Assim há dois movimentos: a captura pela lógica do lucro, pelos capitalistas; a fuga para todos os lados da multidão. Um é o poder da vida, a produção, a criação, o desejo, outro o poder sobre a vida, a captura do desejo pelo mercado.

os movimentos por outra globalização hoje

Tenho encontrado cada vez mais trabalhos acadêmicos sobre os movimentos antiglobalização, principalmente aqueles situados entre Seattle 1999 e Gênova 2001. Estes acontecimentos seriam algo como o 1968 contemporâneo, nos quais lutas em rede, a partir de multiplicidades de singularidades agindo em comum, se insurgiram contra o Império (este também em rede) e seu capitalismo mundial.

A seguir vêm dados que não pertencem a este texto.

@@ -1987,15 +2008,22 @@
 __global__ void bn_silu_apply4_kernel(const float4* __restrict__ x, const float* __restrict__ mean,
                                       const float* __restrict__ rstd, const float* __restrict__ w,
                                       const float* __restrict__ bb, float4* __restrict__ y, uint32_t n4, uint32_t C4,
-                                      uint32_t T, int per_sample) {
+                                      uint32_t T, int per_sample, uint2* __restrict__ yb) {
   for (uint32_t i = blockIdx.x * blockDim.x + threadIdx.x; i < n4; i += gridDim.x * blockDim.x) {
     const uint32_t row = i / C4, c0 = (i - row * C4) * 4u;
     const uint32_t s = per_sample ? (row / T) * (C4 * 4u) + c0 : c0;
     const float4 v = x[i];
     const float4 mu = *reinterpret_cast<const float4*>(mean + s), rs = *reinterpret_cast<const float4*>(rstd + s);
     const float4 wv = *reinterpret_cast<const float4*>(w + c0), bv = *reinterpret_cast<const float4*>(bb + c0);
-    y[i] = make_float4(silu_f((v.x - mu.x) * rs.x * wv.x + bv.x), silu_f((v.y - mu.y) * rs.y * wv.y + bv.y),
-                       silu_f((v.z - mu.z) * rs.z * wv.z + bv.z), silu_f((v.w - mu.w) * rs.w * wv.w + bv.w));
+    const float4 o = make_float4(silu_f((v.x - mu.x) * rs.x * wv.x + bv.x), silu_f((v.y - mu.y) * rs.y * wv.y + bv.y),
+                                 silu_f((v.z - mu.z) * rs.z * wv.z + bv.z), silu_f((v.w - mu.w) * rs.w * wv.w + bv.w));
+    if (yb) {
+      typedef __attribute__((ext_vector_type(4))) __bf16 bf16x4;
+      const bf16x4 h = {(__bf16)o.x, (__bf16)o.y, (__bf16)o.z, (__bf16)o.w};
+      yb[i] = __builtin_bit_cast(uint2, h);
+    } else {
+      y[i] = o;
+    }
   }
 }
 
@@ -2907,6 +2935,20 @@
   ASRX_LAUNCHED("asrx_dwconv_pre_bwd");
 }
 
+int asrx_dwconv_pre_bwd_drop(const float* g, const float* x, const float* z, const float* w, float* dz, float* dzd,
+                             float* dw, float* db, int64_t B, int64_t T, int64_t C, int64_t K, int pre,
+                             int64_t sid_base, uint32_t key, float p, hipStream_t stream) {
+  if (B * T == 0) return 0;
+  ASRX_REQUIRE(pre == DW_PRE_GELU && dzd && ((uintptr_t)dzd & 15) == 0 && dwconv_pre_ok(g, x, z, dz, B, T, C, K, pre),
+               "asrx_dwconv_pre_bwd_drop: GELU -> k3 with C %% 4 == 0, 16-byte aligned tensors and fewer than 2^31 "
+               "elements");
+  ASRX_REQUIRE(T <= 8192 && sid_base >= 0 && (sid_base + B) * C * 8192 <= (1LL << 32) && p >= 0.f && p < 1.f,
+               "asrx_dwconv_pre_bwd_drop: T <= 8192, a noise index within 32 bits and p in [0, 1)");
+  const DwDrop drop{(float4*)dzd, (uint32_t)sid_base, key, p};
+  dwconv_pre_bwd_launch<3, DW_PRE_GELU, true>(g, x, z, w, dz, dw, db, B, T, C, stream, drop);
+  ASRX_LAUNCHED("asrx_dwconv_pre_bwd_drop");
+}
+
 int asrx_bn_fwd(const float* x, const float* w, const float* b, float* y, float* mean, float* rstd, int64_t B,
                 int64_t T, int64_t C, float eps, int use_batch_stats, hipStream_t stream) {
   if (B * T == 0) return 0;
@@ -2946,19 +2988,30 @@
   return C % 4 == 0 && (al & 15) == 0 && B * T * C < (1LL << 31);
 }
 
-int asrx_bn_silu_fwd(const float* x, const float* w, const float* b, float* y, float* mean, float* rstd, int64_t B,
-                     int64_t T, int64_t C, float eps, int use_batch_stats, hipStream_t stream) {
+static int bn_silu_fwd(const char* name, const float* x, const float* w, const float* b, void* y, int out_bf16,
+                       float* mean, float* rstd, int64_t B, int64_t T, int64_t C, float eps, int use_batch_stats,
+                       hipStream_t stream) {
   if (B * T == 0) return 0;
   ASRX_REQUIRE(bn_silu_vec_ok({x, w, b, y, mean, rstd}, B, T, C),
-               "asrx_bn_silu_fwd: needs C %% 4 == 0, 16-byte aligned tensors and B*T*C < 2^31");
+               "%s: needs C %% 4 == 0, 16-byte aligned tensors and B*T*C < 2^31", name);
   const int C4 = (int)(C / 4);
   if (use_batch_stats)
     bn_stats4_kernel<<<(unsigned)(B * ((C4 + 31) / 32)), 1024, 0, stream>>>((const float4*)x, mean, rstd, (int)T, C4,
                                                                            eps);
   const int64_t n4 = B * T * C4;
-  LAUNCH_EW(bn_silu_apply4_kernel, n4, (const float4*)x, mean, rstd, w, b, (float4*)y, (uint32_t)n4, (uint32_t)C4,
-            (uint32_t)T, use_batch_stats);
-  ASRX_LAUNCHED("asrx_bn_silu_fwd");
+  LAUNCH_EW(bn_silu_apply4_kernel, n4, (const float4*)x, mean, rstd, w, b, out_bf16 ? nullptr : (float4*)y,
+            (uint32_t)n4, (uint32_t)C4, (uint32_t)T, use_batch_stats, out_bf16 ? (uint2*)y : nullptr);
+  return asrx::check_launch(name);
+}
+
+int asrx_bn_silu_fwd(const float* x, const float* w, const float* b, float* y, float* mean, float* rstd, int64_t B,
+                     int64_t T, int64_t C, float eps, int use_batch_stats, hipStream_t stream) {
+  return bn_silu_fwd("asrx_bn_silu_fwd", x, w, b, y, 0, mean, rstd, B, T, C, eps, use_batch_stats, stream);
+}
+
+int asrx_bn_silu_fwd_bf16(const float* x, const float* w, const float* b, unsigned short* y, float* mean, float* rstd,
+                          int64_t B, int64_t T, int64_t C, float eps, int use_batch_stats, hipStream_t stream) {
+  return bn_silu_fwd("asrx_bn_silu_fwd_bf16", x, w, b, y, 1, mean, rstd, B, T, C, eps, use_batch_stats, stream);
 }
 
 int asrx_bn_silu_bwd(const float* g, const float* x, const float* mean, const float* rstd, const float* w,
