template <class T>
__global__ void conv1d_bwd_generic_kernel(ConvArgs a) {
  const int64_t g = (int64_t)blockIdx.x * blockDim.x + threadIdx.x;
  if (g >= (int64_t)a.B * a.C) return;
  const int c = (int)(g % a.C), b = (int)(g / a.C), W = a.W;
  const T* x = (const T*)a.x;
  const T* dout = (const T*)a.dout;
  float w[CONV_MAXW], dwacc[CONV_MAXW] = {0.f, 0.f, 0.f, 0.f}, dbacc = 0.f;
  for (int k = 0; k < CONV_MAXW; k++) w[k] = k < W ? load_rt(a.w, (int64_t)c * a.wsc + k * a.wsk, a.wdt) : 0.f;
  const float bias = a.bias ? load_rt(a.bias, c, a.bdt) : 0.f;
  auto dpre = [&](int l) -> float {
    if (l < 0 || l >= a.L) return 0.f;
    float d = to_f32(dout[(int64_t)b * a.dosb + (int64_t)c * a.dosc + (int64_t)l * a.dosl]);
    if (a.silu) {
      float pre = bias;
      for (int k = 0; k < W; k++) pre += w[k] * conv_in<T>(a, x, b, c, l - (W - 1) + k);
      d *= silu_grad(pre);
    }
    return d;
  };
// ... 175 lines not shown
  if (!p || !present(p->x) || !present(p->weight) || !present(p->dout) || !present(p->dx) || p->x.ndim != 3 || p->weight.ndim != 2) return 0;
  if (p->x.dtype == OMK_F32) return 0;
  const int C = (int)p->x.shape[1];
  if (!(cl_fast_ok(p->x, C) && cl_fast_ok(p->dout, C) && cl_fast_ok(p->dx, C))) return 0;
  return conv_bwd_part_bytes((int)p->x.shape[0], C, (int)p->x.shape[2], (int)p->weight.shape[1]);
}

Essas lutas entraram em crise em Gênova, passando para uma nova fase nos Fóruns Sociais Mundiais. Também em 2003 protestos em todo o globo contra a guerra manifestaram a expressão da multidão. Porém a ressaca pós-11/9 já havia capturado os movimentos: ficou difícil de se locomover pelo mundo atrás de manifestos após a queda das torres gêmeas: um estado policial se impôs contra manifestações, e boa parte dos grupos preferiu dar atenção às questões da guerra, deixando a luta contra o capitalismo na geladeira. Por fim a guerra proclamada por Bush foi um choque para aqueles que desejavam paz, liberdade e democracia imanente absoluta.

Depois disso, acontecimentos de grande impacto não mais seriam realizados. Muitas singularidades simplesmente desapareceram, e o Fórum Social que já representava o fim das práticas de ação direta deixa de ser alternativa. Bem, essa é a história que ficou para trás, e que está sendo contada.

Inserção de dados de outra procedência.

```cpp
template <int R, bool FUSE, int STRIDE, bool VT, bool FBIN = false, bool PRE = false>
static __device__ __forceinline__ void assign_blk2_body(FrameDev& f, int rem, int Hv, const BlkMap& bm) {
    static_assert(!FBIN || FUSE, "the cluster pass rides on the fused centroid sums");
    static_assert(!PRE || (FUSE && !FBIN), "preemptive mode: the fused pass with its own flush");
    const uint32_t bxi = blockIdx.x, byi = blockIdx.z, bzi = blockIdx.y;
    extern __shared__ __attribute__((aligned(16))) uint32_t s_dyn[];
    __shared__ __attribute__((aligned(16))) uint4 s_raw[kWavesPerBlock][64];
    __shared__ __attribute__((aligned(16))) uint32_t s_part[64][4];
    __shared__ __attribute__((aligned(16))) uint32_t s_wcnt[4];
    __shared__ __attribute__((aligned(16))) uint32_t s_entry[FUSE ? 64 : 4];
    __shared__ __attribute__((aligned(16))) uint16_t s_klab[64];
    __shared__ __attribute__((aligned(16))) unsigned long long s_acc[FUSE ? 64 * kBlkCopies * 2 : 2];
    static_assert(R % 2 == 0, "rows are processed in pairs");
    constexpr int BH = kWavesPerBlock * R;
    static_assert(!FUSE || (BH * 64 * 255 < (1 << 20) && (BH - 1) * STRIDE * BH * 64 < (1 << 20)), "accumulator fields overflow");

    ASG_MARK("entry");
    f.select((int)bzi);
    const uint32_t gen = f.generation();
    const int tid = threadIdx.x;
    if (FBIN) {

        const uint32_t gi = (byi * bm.gx + bxi) * 256u + (uint32_t)tid;
        if (gi < (uint32_t)f.ncell) f.cell_cnt[0][gi] = 0u;
        if (gi == 0u) *f.ovf_cnt[2] = 0u;
// ... 182 lines not shown
        uint32_t va_j, vb_j;
        {
            const int dy0 = yw_lo - (int)(yx_j >> 16);
            const int rs = min(max(div_stride(-dy0 + STRIDE * BIAS + STRIDE - 1) - BIAS, 0), R);
            const int ra = min(max(div_stride(-S - dy0 + STRIDE * BIAS + STRIDE - 1) - BIAS, 0), R);
            const int rb = min(max(div_stride(S - dy0 + STRIDE * BIAS) - BIAS, -1), R - 1);
            const uint32_t upto_rs = low_bits(rs);
            const uint32_t in_win = rb < 0 ? 0u : (low_bits(rb + 1) & ~low_bits(ra) & full);
            va_j = in_win & upto_rs;
            vb_j = in_win & ~upto_rs;
        }
        const uint4* const s_rv = reinterpret_cast<const uint4*>(s_dyn);
        auto pass = [&](uint32_t clab, uint32_t base, uint32_t idx01, const uint32_t* mq) {
            uint32_t spw[R / 2];
            {
                const uint4 e0 = s_rv[base];
                spw[0] = e0.x; spw[1] = e0.y; spw[2] = e0.z; spw[3] = e0.w;
#pragma unroll
                for (int h = 1; h < R / 8; ++h) {
                    const uint4 e1 = s_rv[base + 8 * h * STRIDE];
                    spw[4 * h] = e1.x; spw[4 * h + 1] = e1.y; spw[4 * h + 2] = e1.z; spw[4 * h + 3] = e1.w;
                }
            }
            uint32_t t[R / 2];
#pragma unroll
            for (int q = 0; q < R / 2; ++q) {
                const uint32_t s0 = __builtin_amdgcn_sad_u8(pix[2 * q], clab, spw[q]);
                t[q] = __builtin_amdgcn_sad_hi_u8(pix[2 * q + 1], clab, s0);
            }
            us2 key[R / 2];
#pragma unroll
            for (int q = 0; q < R / 2; ++q) key[q] = key_pair(t[q], mq ? (mq[q] | idx01) : idx01);
#pragma unroll
            for (int q = 0; q < R / 2; ++q) min_in_place(best[q], key[q]);
        };
        unsigned long long todo_wa = todo & ballot(va_j == full);
        unsigned long long todo_wb = todo & ballot(vb_j == full);
        unsigned long long todo_above = todo & ballot(va_j != 0u) & ~todo_wa;
        unsigned long long todo_below = todo & ballot(vb_j != 0u) & ~todo_wb;
        auto fetch = [&](int c, uint32_t& clab, uint32_t& uxc, uint32_t& k0, uint32_t& idx01, auto clamp_tag) {
            constexpr bool CLAMP = decltype(clamp_tag)::value;
            const uint32_t cyx = __builtin_amdgcn_readlane(yx_j, c);
            const uint32_t clabx = __builtin_amdgcn_readlane(lab_j, c);
            clab = clabx & 0x00FFFFFFu;
            const int cy = (int)(cyx >> 16), cx = (int)(cyx & 0xFFFFu);
            const uint32_t ux = __builtin_amdgcn_sad_u16((uint32_t)x, (uint32_t)cx, 0u);
            uxc = CLAMP ? (ux <= (uint32_t)S ? ux : xout) : ux;
            k0 = (uint32_t)(Cc + yw_lo - cy);
            idx01 = (clabx >> 24) * 0x10001u;
        };
#pragma unroll 1
        while (todo_wa) {
            const int c = __builtin_ctzll(todo_wa);
            todo_wa &= todo_wa - 1ull;
            uint32_t clab, uxc, k0, idx01;
            fetch(c, clab, uxc, k0, idx01, std::false_type{});
            if (uxc <= (uint32_t)S) pass(clab, k0 - uxc, idx01, nullptr);
        }
#pragma unroll 1
        while (todo_wb) {
            const int c = __builtin_ctzll(todo_wb);
            todo_wb &= todo_wb - 1ull;
            uint32_t clab, uxc, k0, idx01;
            fetch(c, clab, uxc, k0, idx01, std::false_type{});
            if (uxc <= (uint32_t)S) pass(clab, k0 + uxc, idx01, nullptr);
        }
        if constexpr (R == 16 && FUSE) {
            auto pass_half = [&](auto half_tag, uint32_t clab, uint32_t base, uint32_t idx01, const uint32_t* mq4) {
                constexpr int HF = decltype(half_tag)::value;
                const uint4 e0 = s_rv[base + 8 * HF * STRIDE];
                const uint32_t spw[4] = {e0.x, e0.y, e0.z, e0.w};
                uint32_t t[4];
#pragma unroll
                for (int q = 0; q < 4; ++q) {
                    const uint32_t s0 = __builtin_amdgcn_sad_u8(pix[2 * (4 * HF + q)], clab, spw[q]);
                    t[q] = __builtin_amdgcn_sad_hi_u8(pix[2 * (4 * HF + q) + 1], clab, s0);
                }
                us2 key[4];
#pragma unroll
                for (int q = 0; q < 4; ++q) key[q] = key_pair(t[q], mq4[q] | idx01);
#pragma unroll
                for (int q = 0; q < 4; ++q) min_in_place(best[4 * HF + q], key[q]);
            };
            auto masked = [&](unsigned long long m, const uint32_t rows_j, auto sign_tag) {
                constexpr int SG = decltype(sign_tag)::value;
                unsigned long long m_lo = m & ballot((rows_j & 0xFF00u) == 0u);
                unsigned long long m_hi = m & ballot((rows_j & 0x00FFu) == 0u) & ~m_lo;
                unsigned long long m_both = m & ~m_lo & ~m_hi;
#pragma unroll 1
                while (m_lo) {
                    const int c = __builtin_ctzll(m_lo);
                    m_lo &= m_lo - 1ull;
                    uint32_t clab, uxc, k0, idx01, mq[4];
                    fetch(c, clab, uxc, k0, idx01, std::true_type{});
                    row_masks<8>(~__builtin_amdgcn_readlane(rows_j, c) & 0xFFu, mq);
                    pass_half(std::integral_constant<int, 0>{}, clab, SG < 0 ? k0 - uxc : k0 + uxc, idx01, mq);
                }
#pragma unroll 1
                while (m_hi) {
                    const int c = __builtin_ctzll(m_hi);
                    m_hi &= m_hi - 1ull;
                    uint32_t clab, uxc, k0, idx01, mq[4];
                    fetch(c, clab, uxc, k0, idx01, std::true_type{});
                    row_masks<8>(~(__builtin_amdgcn_readlane(rows_j, c) >> 8) & 0xFFu, mq);
                    pass_half(std::integral_constant<int, 1>{}, clab, SG < 0 ? k0 - uxc : k0 + uxc, idx01, mq);
                }
#pragma unroll 1
                while (m_both) {
                    const int c = __builtin_ctzll(m_both);
                    m_both &= m_both - 1ull;
                    uint32_t clab, uxc, k0, idx01, mq[R / 2];
                    fetch(c, clab, uxc, k0, idx01, std::true_type{});
                    row_masks<R>(~__builtin_amdgcn_readlane(rows_j, c) & full, mq);
                    pass(clab, SG < 0 ? k0 - uxc : k0 + uxc, idx01, mq);
                }
            };
            masked(todo_above, va_j, std::integral_constant<int, -1>{});
            masked(todo_below, vb_j, std::integral_constant<int, 1>{});
        } else {
#pragma unroll 1
            while (todo_above) {
                const int c = __builtin_ctzll(todo_above);
                todo_above &= todo_above - 1ull;
                uint32_t clab, uxc, k0, idx01, mq[R / 2];
                fetch(c, clab, uxc, k0, idx01, std::true_type{});
                row_masks<R>(~__builtin_amdgcn_readlane(va_j, c) & full, mq);
                pass(clab, k0 - uxc, idx01, mq);
            }
#pragma unroll 1
            while (todo_below) {
                const int c = __builtin_ctzll(todo_below);
                todo_below &= todo_below - 1ull;
                uint32_t clab, uxc, k0, idx01, mq[R / 2];
                fetch(c, clab, uxc, k0, idx01, std::true_type{});
                row_masks<R>(~__builtin_amdgcn_readlane(vb_j, c) & full, mq);
                pass(clab, k0 + uxc, idx01, mq);
            }
        }
    } else {
        constexpr int HQ = R / 4;
        static_assert(R % 4 == 0, "two halves of whole row pairs");
        unsigned long long todo_b, todo_u, todo_l;
        {
            const int cyj = (int)(yx_j >> 16);
            const int yh = yw_lo + (R / 2) * STRIDE;
            const unsigned long long up = todo & ballot(cyj <= yw_lo + (R / 2 - 1) * STRIDE + S);
            const unsigned long long lo = todo & ballot(cyj >= yh - S) & ballot(cyj <= yh + (R / 2 - 1) * STRIDE + S);
            todo_b = up & lo;
            todo_u = up & ~lo;
            todo_l = lo & ~up;
        }
        uint32_t pitch_v;
        asm volatile("v_mov_b32 %0, %1" : "=v"(pitch_v) : "s"(nrpad * 4u));
        const char* const tab_b = reinterpret_cast<const char*>(s_dyn);
        auto walk = [&](unsigned long long m, auto q0_tag, auto nq_tag) {
            constexpr int Q0 = decltype(q0_tag)::value, NQ = decltype(nq_tag)::value;
#pragma unroll 1
            while (m) {
                const int c = __builtin_ctzll(m);
                m &= m - 1ull;
                const uint32_t cyx = __builtin_amdgcn_readlane(yx_j, c);
                const uint32_t clabx = __builtin_amdgcn_readlane(lab_j, c);
                const uint32_t clab = clabx & 0x00FFFFFFu;
                const int cy = (int)(cyx >> 16), cx = (int)(cyx & 0xFFFFu);
                const uint32_t ux = __builtin_amdgcn_sad_u16((uint32_t)x, (uint32_t)cx, 0u);
                const uint32_t uxc = min(ux, (uint32_t)(S + 1));
                const uint32_t a0 = __umul24(uxc, pitch_v) + (uint32_t)(yw_lo - cy + dyoff) * 4u;
                const uint32_t idx01 = (clabx >> 24) * 0x10001u;
                uint32_t t[NQ];
#pragma unroll
                for (int q = 0; q < NQ; ++q) {
                    const uint32_t sp = *reinterpret_cast<const uint32_t*>(tab_b + a0 + (uint32_t)((2 * (Q0 + q)) * STRIDE * 4));
                    const uint32_t s0 = __builtin_amdgcn_sad_u8(pix[2 * (Q0 + q)], clab, sp);
                    t[q] = __builtin_amdgcn_sad_hi_u8(pix[2 * (Q0 + q) + 1], clab, s0);
                }
                us2 key[NQ];
#pragma unroll
                for (int q = 0; q < NQ; ++q) key[q] = key_pair(t[q], idx01);
#pragma unroll
                for (int q = 0; q < NQ; ++q) min_in_place(best[Q0 + q], key[q]);
            }
        };
        if constexpr (R == 16 && FUSE) {
            (void)todo_b; (void)todo_u; (void)todo_l;
            unsigned long long cov[4];
            {
                const int cyj = (int)(yx_j >> 16);
#pragma unroll
                for (int q = 0; q < 4; ++q) {
                    const int ylo = yw_lo + q * (R / 4) * STRIDE, yhi = ylo + (R / 4 - 1) * STRIDE;
                    cov[q] = todo & ballot(cyj >= ylo - S) & ballot(cyj <= yhi + S);
                }
            }
            constexpr int P = R / 8;
            auto quarters = [&](unsigned long long m, auto q0, auto nq) {
                walk(m, std::integral_constant<int, decltype(q0)::value * P>{}, std::integral_constant<int, decltype(nq)::value * P>{});
            };
            using I0 = std::integral_constant<int, 0>; using I1 = std::integral_constant<int, 1>; using I2 = std::integral_constant<int, 2>;
            using I3 = std::integral_constant<int, 3>; using I4 = std::integral_constant<int, 4>;
            quarters(cov[0] & cov[3], I0{}, I4{});
            quarters(cov[0] & cov[2] & ~cov[3], I0{}, I3{});
            quarters(cov[1] & cov[3] & ~cov[0], I1{}, I3{});
            quarters(cov[0] & cov[1] & ~cov[2], I0{}, I2{});
            quarters(cov[1] & cov[2] & ~cov[0] & ~cov[3], I1{}, I2{});
            quarters(cov[2] & cov[3] & ~cov[1], I2{}, I2{});
            quarters(cov[0] & ~cov[1], I0{}, I1{});
            quarters(cov[1] & ~cov[0] & ~cov[2], I1{}, I1{});
            quarters(cov[2] & ~cov[1] & ~cov[3], I2{}, I1{});
            quarters(cov[3] & ~cov[2], I3{}, I1{});
        } else {
            walk(todo_b, std::integral_constant<int, 0>{}, std::integral_constant<int, 2 * HQ>{});
            walk(todo_u, std::integral_constant<int, 0>{}, std::integral_constant<int, HQ>{});
            walk(todo_l, std::integral_constant<int, HQ>{}, std::integral_constant<int, HQ>{});
        }
    }

    ASG_MARK("after_walk");
    ASG_STAMP(4, wave == 0);
    ASG_PUT(9, wave == 0, __popcll(todo));
    ASG_PUT(10, wave == 0, bn);
    __builtin_amdgcn_s_waitcnt(0x0F70);
    bool epilogue_done = false;
    {
        us2 worst = best[0];
#pragma unroll
        for (int q = 1; q < R / 2; ++q) worst = __builtin_elementwise_max(worst, best[q]);
        const bool all_found = (ballot(worst.x == 0xFFFF) | ballot(worst.y == 0xFFFF)) == 0ull;
        bool fast_ok = all_found && nrows == R;
        if constexpr (PRE) fast_ok = fast_ok && rfl(f.pre_flags[0]) != 0u;
        if (fast_ok) {
            ASG_MARK("labels");
            epilogue_done = true;
            if (okx) {
                uint32_t kk[R];
                const char* const ktab = reinterpret_cast<const char*>(s_klab);
#pragma unroll
                for (int q = 0; q < R / 2; ++q) {
                    const uint32_t b = __builtin_bit_cast(uint32_t, best[q]) & 0x003F003Fu;
                    kk[2 * q] = *reinterpret_cast<const uint16_t*>(ktab + ((b & 0xFFu) << 1));
                    kk[2 * q + 1] = *reinterpret_cast<const uint16_t*>(ktab + (((b >> 16) & 0xFFu) << 1));
                }
                const __amdgpu_buffer_rsrc_t ws = __builtin_amdgcn_make_buffer_rsrc(f.labels, 0, (int)((uint32_t)f.N * 2u), kRawBuffer);
                const uint32_t so0 = (uint32_t)yw_lo * (uint32_t)W * 2u, pitch2 = (uint32_t)(STRIDE * W) * 2u;
#pragma unroll
                for (int r = 0; r < R; ++r)
                    __builtin_amdgcn_raw_buffer_store_b16((uint16_t)kk[r], ws, (int)((uint32_t)x * 2u), (int)(so0 + (uint32_t)r * pitch2), kAuxSc1);
                ASG_STAMP(5, wave == 0);
                ASG_MARK("sums");
                if (FUSE) {
                    const uint32_t copy16 = ((uint32_t)lane & (kBlkCopies - 1)) * 16u;
                    const uint32_t dyw = (uint32_t)(wave * R * STRIDE);
                    char* const accb = reinterpret_cast<char*>(s_acc);
                    uint32_t sL = 0, sa = 0, sb = 0;
                    uint32_t wq[R / 2];
#pragma unroll
                    for (int q = 0; q < R / 2; ++q) wq[q] = __builtin_bit_cast(uint32_t, best[q]) & 0x003F003Fu;
                    auto words = [&](int cnt, unsigned long long& A, unsigned long long& B) {
                        const uint32_t a_lo = sL | (sa << 20), a_hi = (sa >> 12) | (sb << 8);
                        const uint32_t ys = (uint32_t)cnt * dyw + (uint32_t)(STRIDE * (cnt * (cnt - 1) / 2));
                        const uint32_t b_lo = __umul24((uint32_t)lane, (uint32_t)cnt) + (ys << 20), b_hi = (uint32_t)cnt << 8;
                        A = (unsigned long long)a_lo | ((unsigned long long)a_hi << 32);
                        B = (unsigned long long)b_lo | ((unsigned long long)b_hi << 32);
                    };
                    unsigned long long prevA = 0ull, prevB = 0ull;
#pragma unroll
                    for (int r = 0; r < R; ++r) {
                        const uint32_t p = pix[r];
                        sL = __builtin_amdgcn_udot4(p, 0x00000001u, sL, false);
                        sa = __builtin_amdgcn_udot4(p, 0x00000100u, sa, false);
                        sb = __builtin_amdgcn_udot4(p, 0x00010000u, sb, false);
                        if (r == R - 1) break;
                        const uint32_t cur = (r & 1) ? (wq[r / 2] >> 16) : (wq[r / 2] & 0xFFFFu);
                        const uint32_t nxt = (r & 1) ? (wq[r / 2 + 1] & 0xFFFFu) : (wq[r / 2] >> 16);
#if FSLIC_EXP & 1
                        if (false) {
#else
                        if (cur != nxt) {
#endif
                            unsigned long long A, B;
                            words(r + 1, A, B);
                            unsigned long long* const run = reinterpret_cast<unsigned long long*>(accb + (cur * (uint32_t)(kBlkCopies * 16) + copy16));
                            atomicAdd(run, A - prevA);
                            atomicAdd(run + 1, B - prevB);
                            prevA = A; prevB = B;
                        }
                    }
                    {
                        unsigned long long A, B;
                        words(R, A, B);
                        unsigned long long* const last = reinterpret_cast<unsigned long long*>(accb + ((wq[R / 2 - 1] >> 16) * (uint32_t)(kBlkCopies * 16) + copy16));
                        atomicAdd(last, A - prevA);
                        atomicAdd(last + 1, B - prevB);
                    }
                }
            }
        }
    }
    ASG_MARK("slow_epilogue");
    if (!epilogue_done) {
        uint32_t slot[R];
        uint16_t* rowp = f.labels + (size_t)yw_lo * W;
        const uint32_t xo = (uint32_t)x;
#pragma unroll
        for (int r = 0; r < R; ++r) {
            const bool ok = okx && r < nrows;
            const uint32_t key = (r & 1) ? (uint32_t)best[r / 2].y : (uint32_t)best[r / 2].x;
            const bool found = key != 0xFFFFu;
            slot[r] = kNoSlot;
            if (ok && found) st_stream(rowp + xo, s_klab[key & 63u]);
            const bool unlabelled = !FBIN && ok && !found && (FUSE ? f.fv_mod == 1 : f.first_visit(yw_lo + r * STRIDE));
            if (unlabelled) st_stream(rowp + xo, (uint16_t)0xFFFFu);
            bool summed = FUSE && ok && !unlabelled;
            if constexpr (PRE) summed = summed && in_update(f, yw_lo + r * STRIDE, x);
            if (summed) {
                if (found) slot[r] = key & 63u;
                else {
                    const uint32_t old = rowp[xo];
                    if (old != 0xFFFFu) {
                        global_accumulate(f.sums[0], old, (uint32_t)(yw_lo + r * STRIDE), xo, pix[r]);
                        if (FBIN) atomicOr(f.err_flag, 2u);
                    }
                }
            }
            rowp += (size_t)STRIDE * W;
        }
        ASG_STAMP(5, wave == 0);
        if (FUSE) {
            const uint32_t copy = (uint32_t)lane & (kBlkCopies - 1);
            const uint32_t dyw = (uint32_t)(wave * R * STRIDE);
            uint32_t cur = slot[0], a_lo = 0, a_hi = 0, b_lo = 0, b_hi = 0;
            auto flush = [&]() {
                if (cur != kNoSlot) {
                    unsigned long long* a = s_acc + (cur * kBlkCopies + copy) * 2;
// ... 289 lines not shown
```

No entanto, ainda há a presença de multidões que resistem em cada encontro de líderes da ordem mundial. Os dois exemplos mais significativos da realidade imediata foram o último G20 no Canadá que permitiu manifestos com mais de vinte mil pessoas, e o acontecimento de maior porte, que fez com que fosse reavivado o imaginário das lutas de Seattle, a COP-15. Nesta, 100 mil pessoas lutaram abaixo da repressão em peso da polícia em Copenhagen, e mais, também aconteceram manifestos globais maciços, principalmente na Inglaterra e na Austrália, ambos com mais ou menos 50 mil pessoas.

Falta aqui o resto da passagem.